A Call for Sanitary Pads in School

Published: Saturday, 08 July 2017

India has discovered one key magic bullet to end poverty: the provision of sanitary pads for girls! As a matter of policy, the government of India provides one packet of sanitary pads every month to every needy girl in school. This best practice, among others, was started three years ago to ensure attendance, performance and retention of girls in school. As a result, the country is reaping multiple benefits from this deliberate investment. 

India has a population of 1.3 billion people and GDP per capita of 1,752 US dollars. On the other hand, Uganda has a population of 40 million people, and a GDP per capita of 1,738 US dollars. As such, the two countries have a nearly similar GDP per capita (national income divided by population), thus making it fair to compare them on other development indicators.

The Executive Director DENIVA - Catherine Kanabahita during the visit

An astonishing one would, for example, be the wide gap between the school drop-out rate of girls estimated at over 50% in Uganda as compared to India's which is at about 20%, according to the online UNICEF Report (2015). It begs the question as to whether it is because the latter has done a much better job of providing sanitary pads to their school going girls, among other factors. 

It has been proven that girls' education and women’s empowerment is one of the major contributors and catalysts to poverty reduction. This is because an educated woman has a higher chance of employment, has a smaller and healthier family and she ensures that her children get a good education. No doubt, within an educated woman lies the potential and secret to ending poverty. For this reason, progressive nations have embraced this concept and have done all it takes to keep girls in school. The provision of sanitary pads to girls in school is one such commitment.

India is also making headway in catering for teenage girls who do not go to school, a commendable recognition that they, too, deserve to live a healthy, productive and dignified life. Through its Corporate Social Responsibility (CSR) funding, Amway, a private company, is working in partnership with Deepalaya, a local NGO based in New Delhi, to provide support for the local production of affordable sanitary pads. Deepalaya used part of a grant to purchase equipment worth USD 5,000 to support a group of six girls to make sanitary pads. The pads are then sold at 30 rupees (USD 0.50 or UGX 1,800), which is half the price of commercially manufacture ones, and this has made it possible for even the very poor to afford pads.

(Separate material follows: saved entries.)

# lionl1106/Searchable-Generative-Image-Compression

Measured on AMD Instinct MI355X. Metric: images/sec end-to-end compress (enc+entropy+CLIP) at 256x256, higher is better.
Workload: dtype f32; 1 GPU; configs[1]: batch=32 256x256 encoder+entropy+CLIP compress per GPU, TiTok ViT-L hybrid encoder + ViT-B/32 CLIP, synthetic weights; global_batch=32

## Files before the change

### include/sgic.h

```cpp
#ifndef SGIC_H
#define SGIC_H
#include <stddef.h>
#include <stdint.h>

#ifdef __cplusplus
extern "C" {
#endif

typedef struct ihipStream_t *sgic_stream_t;

#define SGIC_OK 0
#define SGIC_EINVAL -1
#define SGIC_EHIP -2
#define SGIC_ENOSPC -3
#define SGIC_ENODEV -4

const char *sgic_last_error(void);
int sgic_version(void);
int sgic_device_count(void);


int sgic_pmf_to_quantized_cdf(const float *pmf, int n, int precision, uint32_t *cdf_out);

typedef struct sgic_cdf_table sgic_cdf_table;
int sgic_cdf_table_create(const int32_t *cdf, int rows, int cols, const int32_t *sizes, const int32_t *offsets,
                          sgic_cdf_table **out);
void sgic_cdf_table_destroy(sgic_cdf_table *t);

int sgic_rans_encode_batch(const sgic_cdf_table *t, const int16_t *d_sym, const int16_t *d_idx, int B,
                           int n_per_img, uint8_t *d_out, int cap, int32_t *d_off, int32_t *d_len,
                           int32_t *d_err, sgic_stream_t stream);

int sgic_rans_decode_init_batch(const uint8_t *d_streams, int cap, const int32_t *d_off, const int32_t *d_len,
                                int B, uint32_t *d_state, sgic_stream_t stream);
int sgic_rans_decode_batch(const sgic_cdf_table *t, const uint8_t *d_streams, int cap, const int32_t *d_off,
                           const int32_t *d_len, int B, uint32_t *d_state, const int16_t *d_idx, int n,
                           int idx_stride, int16_t *d_sym_out, int out_stride, sgic_stream_t stream);

size_t sgic_pack12_size(size_t n);
int sgic_pack12_batch(const int32_t *d_idx, int B, int n, uint8_t *d_out, sgic_stream_t stream);
int sgic_unpack12_batch(const uint8_t *d_in, int B, int n, int32_t *d_idx, sgic_stream_t stream);

int sgic_quant_step(const float *d_y, const float *d_scales, const float *d_means, int ld_sm, float *d_yhat,
                    int ld_yhat, int B, int H, int W, int C, int k, float thr, int16_t *d_sym, int16_t *d_idx,
                    sgic_stream_t stream);
int sgic_scale_to_index(const float *d_scales, long n, float thr, int16_t *d_idx, sgic_stream_t stream);
int sgic_index_step(const float *d_scales, int ld_sm, int B, int H, int W, int C, int k, float thr,
                    int16_t *d_idx, sgic_stream_t stream);
int sgic_index_margins(const float *d_scales, int ld_sm, int B, int H, int W, int C, int k, float thr, float *d_margin,
                       int16_t *d_alt, sgic_stream_t stream);
int sgic_dequant_step(const int16_t *d_sym, const float *d_means, int ld_sm, float *d_yhat, int ld_yhat, int B,
                      int H, int W, int C, int k, sgic_stream_t stream);
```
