+__global__ __launch_bounds__(256) void k_lm_screen_build(const uint4* W, int NT, int KT, int KT8, uint4* Q, float4* meta) {
+  const int lane = threadIdx.x & 63, wave = threadIdx.x >> 6;
+  const int nt = blockIdx.x * 4 + wave;
+  if (nt >= NT) return;
+  const int kb = lane >> 4, r = lane & 15;
+  auto piece = [&](int u, int h, float* v) {
+    const int kt = 2 * u + (kb >> 1);
+    uint4 q = make_uint4(0, 0, 0, 0);
+    if (kt < KT) q = W[((size_t)nt * KT + kt) * 64 + ((kb & 1) * 2 + h) * 16 + r];
+    const uint32_t d[4] = {q.x, q.y, q.z, q.w};
+#pragma unroll
+    for (int e = 0; e < 4; ++e) { v[2 * e] = smi_bf16_to_f32(d[e] & 0xffffu); v[2 * e + 1] = smi_bf16_to_f32(d[e] >> 16); }
+  };
+  float a = 0.f;
+  for (int u = 0; u < KT8; ++u)
+#pragma unroll
+    for (int h = 0; h < 2; ++h) {
+      float v[8];
+      piece(u, h, v);
+#pragma unroll
+      for (int e = 0; e < 8; ++e) a = fmaxf(a, fabsf(v[e]));
+    }
+  a = fmaxf(a, __shfl_xor(a, 16, 64));
+  a = fmaxf(a, __shfl_xor(a, 32, 64));
+  const float s = a > 1e-30f ? a / 127.0f : 1.0f;
+  double err = 0.0;
+  int n1 = 0;
+  for (int u = 0; u < KT8; ++u) {
+    uint32_t out[4] = {0u, 0u, 0u, 0u};
+#pragma unroll
+    for (int h = 0; h < 2; ++h) {
+      float v[8];
+      piece(u, h, v);
+#pragma unroll
+      for (int e = 0; e < 8; ++e) {
+        int q = (int)rintf(v[e] / s);
+        q = q > 127 ? 127 : (q < -127 ? -127 : q);
+        err = fmax(err, fabs((double)v[e] - (double)s * (double)q));
+        n1 += q < 0 ? -q : q;
+        out[(h * 8 + e) >> 2] |= (uint32_t)(q & 255) << (8 * ((h * 8 + e) & 3));
+      }
+    }
+    Q[((size_t)nt * KT8 + u) * 64 + lane] = make_uint4(out[0], out[1], out[2], out[3]);
+  }
+  err = fmax(err, __shfl_xor(err, 16, 64));
+  err = fmax(err, __shfl_xor(err, 32, 64));
+  n1 += __shfl_xor(n1, 16, 64);
+  n1 += __shfl_xor(n1, 32, 64);
+  auto up32 = [](double d) -> float {
+    float f = (float)d;
+    if ((double)f < d) f = f > 0.f ? __uint_as_float(__float_as_uint(f) + 1u) : 1.17549435e-38f;
+    return f;
+  };
+  if (kb == 0) meta[(size_t)nt * 16 + r] = make_float4(s, up32(err), a, up32((double)s * (double)n1));
+}
+
+template <int UK>
+__global__ __launch_bounds__(256, 2) void k_lm_screen(LmScrP p) {
+  typedef int i32x4_t __attribute__((ext_vector_type(4)));
+  __shared__ float rarr[16];
+  __shared__ float lbw[4][16];
+  __shared__ float4 xstat[16];
+  __shared__ uint4 planes[2][16][64];
+  const int tid = threadIdx.x, lane = tid & 63, wave = tid >> 6;
+  const int kb = lane >> 4, em = lane & 15;
+  const int M = p.M, NT = p.NT, KT8 = p.KT8;
+  const int mrow = em < M ? em : M - 1;
+  const int stride = 4 * (int)gridDim.x;
+  int nt = (int)blockIdx.x * 4 + wave;
+  uint4 w[UK];
+  float4 mt[4];
+  auto load_w = [&](int t) {
+#pragma unroll
+    for (int u = 0; u < UK; ++u) w[u] = smi_ldw(&p.Q[((size_t)t * KT8 + (u < KT8 ? u : KT8 - 1)) * 64 + lane]);
+#pragma unroll
+    for (int r = 0; r < 4; ++r) mt[r] = p.meta[(size_t)t * 16 + 4 * kb + r];
+  };
+  if (nt < NT) load_w(nt);
+  for (int m = wave; m < M; m += 4) {
+    float v = smi_ss_lane_sum(p.sspart + (size_t)m * p.npart, p.npart, lane);
+    v = smi_wave_sum(v);
+    if (lane == 0) rarr[m] = 1.0f / sqrtf(v / (float)(p.KT * 32) + p.eps);
+  }
+  auto xpiece = [&](int m, int kt, int k8, float* x) {
+    uint4 t[3];
+#pragma unroll
+    for (int s = 0; s < 3; ++s) {
+      t[s] = make_uint4(0, 0, 0, 0);
+      if (kt < p.KT) t[s] = *(const uint4*)(p.XS + xs_off(kt, s, k8, m, M));
+    }
+    const uint32_t d[3][4] = {{t[0].x, t[0].y, t[0].z, t[0].w}, {t[1].x, t[1].y, t[1].z, t[1].w}, {t[2].x, t[2].y, t[2].z, t[2].w}};
+#pragma unroll
+    for (int e = 0; e < 4; ++e) {
+      x[2 * e] = (smi_bf16_to_f32(d[0][e] & 0xffffu) + smi_bf16_to_f32(d[1][e] & 0xffffu)) + smi_bf16_to_f32(d[2][e] & 0xffffu);
+      x[2 * e + 1] = (smi_bf16_to_f32(d[0][e] >> 16) + smi_bf16_to_f32(d[1][e] >> 16)) + smi_bf16_to_f32(d[2][e] >> 16);
+    }
+  };
+  for (int m = wave; m < M; m += 4) {
+    float x1 = 0.f, mx = 0.f;
+    for (int j = lane; j < p.KT * 4; j += 64) {
+      float x[8];
+      xpiece(m, j >> 2, j & 3, x);
+#pragma unroll
+      for (int e = 0; e < 8; ++e) { x1 += fabsf(x[e]); mx = fmaxf(mx, fabsf(x[e])); }
+    }
+#pragma unroll
+    for (int o = 32; o > 0; o >>= 1) { x1 += __shfl_xor(x1, o, 64); mx = fmaxf(mx, __shfl_xor(mx, o, 64)); }
+    const bool tinyx = !(mx >= 1e-30f);
+    const float vq0 = tinyx ? 0.f : 32000.0f / mx;
+    const float tq0 = tinyx ? 0.f : 1.0f / vq0;
+    if (lane == 0) xstat[m] = make_float4(x1 * (1.0f + 0x1p-13f), vq0, tq0, tinyx ? mx : 0.51f * tq0);
+  }
+  __syncthreads();
+  for (int i = tid; i < M * KT8 * 4; i += 256) {
+    const int m = i % M, kq = (i / M) & 3, u = i / (4 * M);
+    const float vq0 = xstat[m].y;
+    uint32_t oh[4] = {0u, 0u, 0u, 0u}, ol[4] = {0u, 0u, 0u, 0u};
+#pragma unroll
+    for (int h = 0; h < 2; ++h) {
+      float x[8];
+      xpiece(m, 2 * u + (kq >> 1), (kq & 1) * 2 + h, x);
+#pragma unroll
+      for (int e = 0; e < 8; ++e) {
+        const int pq = (int)rintf(x[e] * vq0);
+        const int plo = ((pq + 128) & 255) - 128;
+        const int phi = (pq - plo) >> 8;
+        oh[(h * 8 + e) >> 2] |= (uint32_t)(phi & 255) << (8 * ((h * 8 + e) & 3));
+        ol[(h * 8 + e) >> 2] |= (uint32_t)(plo & 255) << (8 * ((h * 8 + e) & 3));
+      }
+    }
+    planes[0][u][kq * 16 + m] = make_uint4(oh[0], oh[1], oh[2], oh[3]);
+    planes[1][u][kq * 16 + m] = make_uint4(ol[0], ol[1], ol[2], ol[3]);
+  }
+  __syncthreads();
+  const float4 xs4 = xstat[mrow];
+  const float X1 = xs4.x, tq = xs4.z, rho = xs4.w;
+  i32x4_t bh[UK], bl[UK];
+#pragma unroll
+  for (int u = 0; u < UK; ++u) {
+    const uint4 vh = planes[0][u < KT8 ? u : 0][kb * 16 + mrow], vl = planes[1][u < KT8 ? u : 0][kb * 16 + mrow];
+    bh[u] = (i32x4_t){(int)vh.x, (int)vh.y, (int)vh.z, (int)vh.w};
+    bl[u] = (i32x4_t){(int)vl.x, (int)vl.y, (int)vl.z, (int)vl.w};
+  }
+  const float rn = rarr[mrow];
+  const float cK = kScrC * (float)(p.KT * 32) * 0x1p-24f;
+  float lbest = -INFINITY;
+  for (; nt < NT; nt += stride) {
+    i32x4_t ah = (i32x4_t){0, 0, 0, 0}, al = (i32x4_t){0, 0, 0, 0};
+#pragma unroll
+    for (int u = 0; u < UK; ++u) {
+      if (u < KT8) {
+        const i32x4_t a = __builtin_bit_cast(i32x4_t, w[u]);
+        ah = __builtin_amdgcn_mfma_i32_16x16x64_i8(a, bh[u], ah, 0, 0, 0);
+        al = __builtin_amdgcn_mfma_i32_16x16x64_i8(a, bl[u], al, 0, 0, 0);
+      }
+    }
+    const float4 m4[4] = {mt[0], mt[1], mt[2], mt[3]};
+    const int nn = nt + stride;
+    if (nn < NT) load_w(nn);
+    float tu = -INFINITY;
+#pragma unroll
+    for (int r = 0; r < 4; ++r) {
+      const float Sf = 256.0f * (float)ah[r] + (float)al[r];
+      const float A = m4[r].x * (tq * Sf);
+      const float E = ((X1 * (m4[r].y + cK * m4[r].z) + rho * m4[r].w) + 0x1p-100f) * (1.0f + 0x1p-19f);
+      const float up = rn * (A + E), lo = rn * (A - E);
+      if (nt * 16 + 4 * kb + r < p.V) { tu = fmaxf(tu, up); lbest = fmaxf(lbest, lo); }
+    }
+    tu = fmaxf(tu, __shfl_xor(tu, 16, 64));
+    tu = fmaxf(tu, __shfl_xor(tu, 32, 64));
+    if (lane < 16 && em < M) p.ub[(size_t)em * p.NTq + nt] = tu;
+  }
+  lbest = fmaxf(lbest, __shfl_xor(lbest, 16, 64));
+  lbest = fmaxf(lbest, __shfl_xor(lbest, 32, 64));
+  if (lane < 16) lbw[wave][em] = lbest;
+  __syncthreads();
+  if (tid < M) p.lb[(size_t)tid * gridDim.x + blockIdx.x] = fmaxf(fmaxf(lbw[0][tid], lbw[1][tid]), fmaxf(lbw[2][tid], lbw[3][tid]));
+}
diff --git a/spark-tts_amd/sparkmi/_lib.py b/spark-tts_amd/sparkmi/_lib.py
--- a/spark-tts_amd/sparkmi/_lib.py
+++ b/spark-tts_amd/sparkmi/_lib.py
@@ -159,6 +159,7 @@
     "smi_llm_debug_set_kv": (_I, [_VP, _I, _I, _I, _I, _P(C.c_float), _P(C.c_float)]),
     "smi_llm_debug_get_kv": (_I, [_VP, _I, _I, _I, _I, _P(C.c_float), _P(C.c_float)]),
     "smi_llm_debug_layer": (_I, [_VP, _I, _I, _P(C.c_int32), _P(C.c_float), _I]),
+    "smi_llm_debug_lm_screen": (_I, [_VP, _P(C.c_int32), _P(C.c_int32), _I, _P(C.c_int32)]),
 }
 
 DIAG_PATH = LIB_PATH.with_name("libsparkmi_diag.so")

The six girls produce a total of 200 Sangiri pads per day. Sangiri means “a girl’s friend”. This has not only provided affordable pads for the community, it has also provided new skills to the girls involved in their production. It has also created jobs and income for the sales team of youth and women in the wider community. Deepalaya has also used the sanitary pads channel to sensitize the community about sexual and reproductive health and rights. Plans are underway to scale up this initiative based on a partnership between NGOs and the Private Sector, by using CSR funds. 

Indian ladies at work making the pads..

India is expected to be a middle income country by 2021 and will then exit the developing world category. It is inarguable that a major contributing factor for attaining that major milestone is the country's policy of keeping girls in school. Regardless of ongoing challenges in governance, religious conflicts and high population growth; India's economy will remain on the right track as long as the country keeps a firm focus on supporting girls’ education. 

The Global Standard for Civil Society Accountability, a project of nine organizations including Uganda’s Development Network of Indigenous Voluntary Associations (DENIVA), currently meeting in New Delhi aims at creating a credible, legitimate and ethical civil society. The theme of Gender Equality and Women’s Rights is one of the 12 Commitments of the civil society standard being developed.

At national and international levels, this critical theme on women’s advancement has been underscored and reflected in Constitutions, National Plans, the Sustainable Development Goals (Goal 5) to guide development. Translating these global commitments calls for concrete actions like ensuring that girls and boys access and complete education. For girls from economically disadvantaged backgrounds, this translates into provision of school fees, scholastic materials and, as shown above, the provision of sanitary pads.

India's well considered policy of educating girls while providing essential materials such as affordable sanitary pads is a best practice that Uganda should emulate if it hopes to continue on its path of economic growth. It is no wonder that there is an ever growing public demand for the government to fulfill its campaign promises, particularly the one concerning free distribution of sanitary pads to poor, school going girls. 

A campaign appropriately called #Pad4GirlsUganda is ongoing and getting more support as it becomes clearer to the wider public that this intervention is one of the answers for achieving the government's goal of "Poverty Reduction and Economic Growth for all”. One of the magic bullet to end poverty is available to Uganda just as it is demonstrably available to India: Support #Pad4GirlsUganda!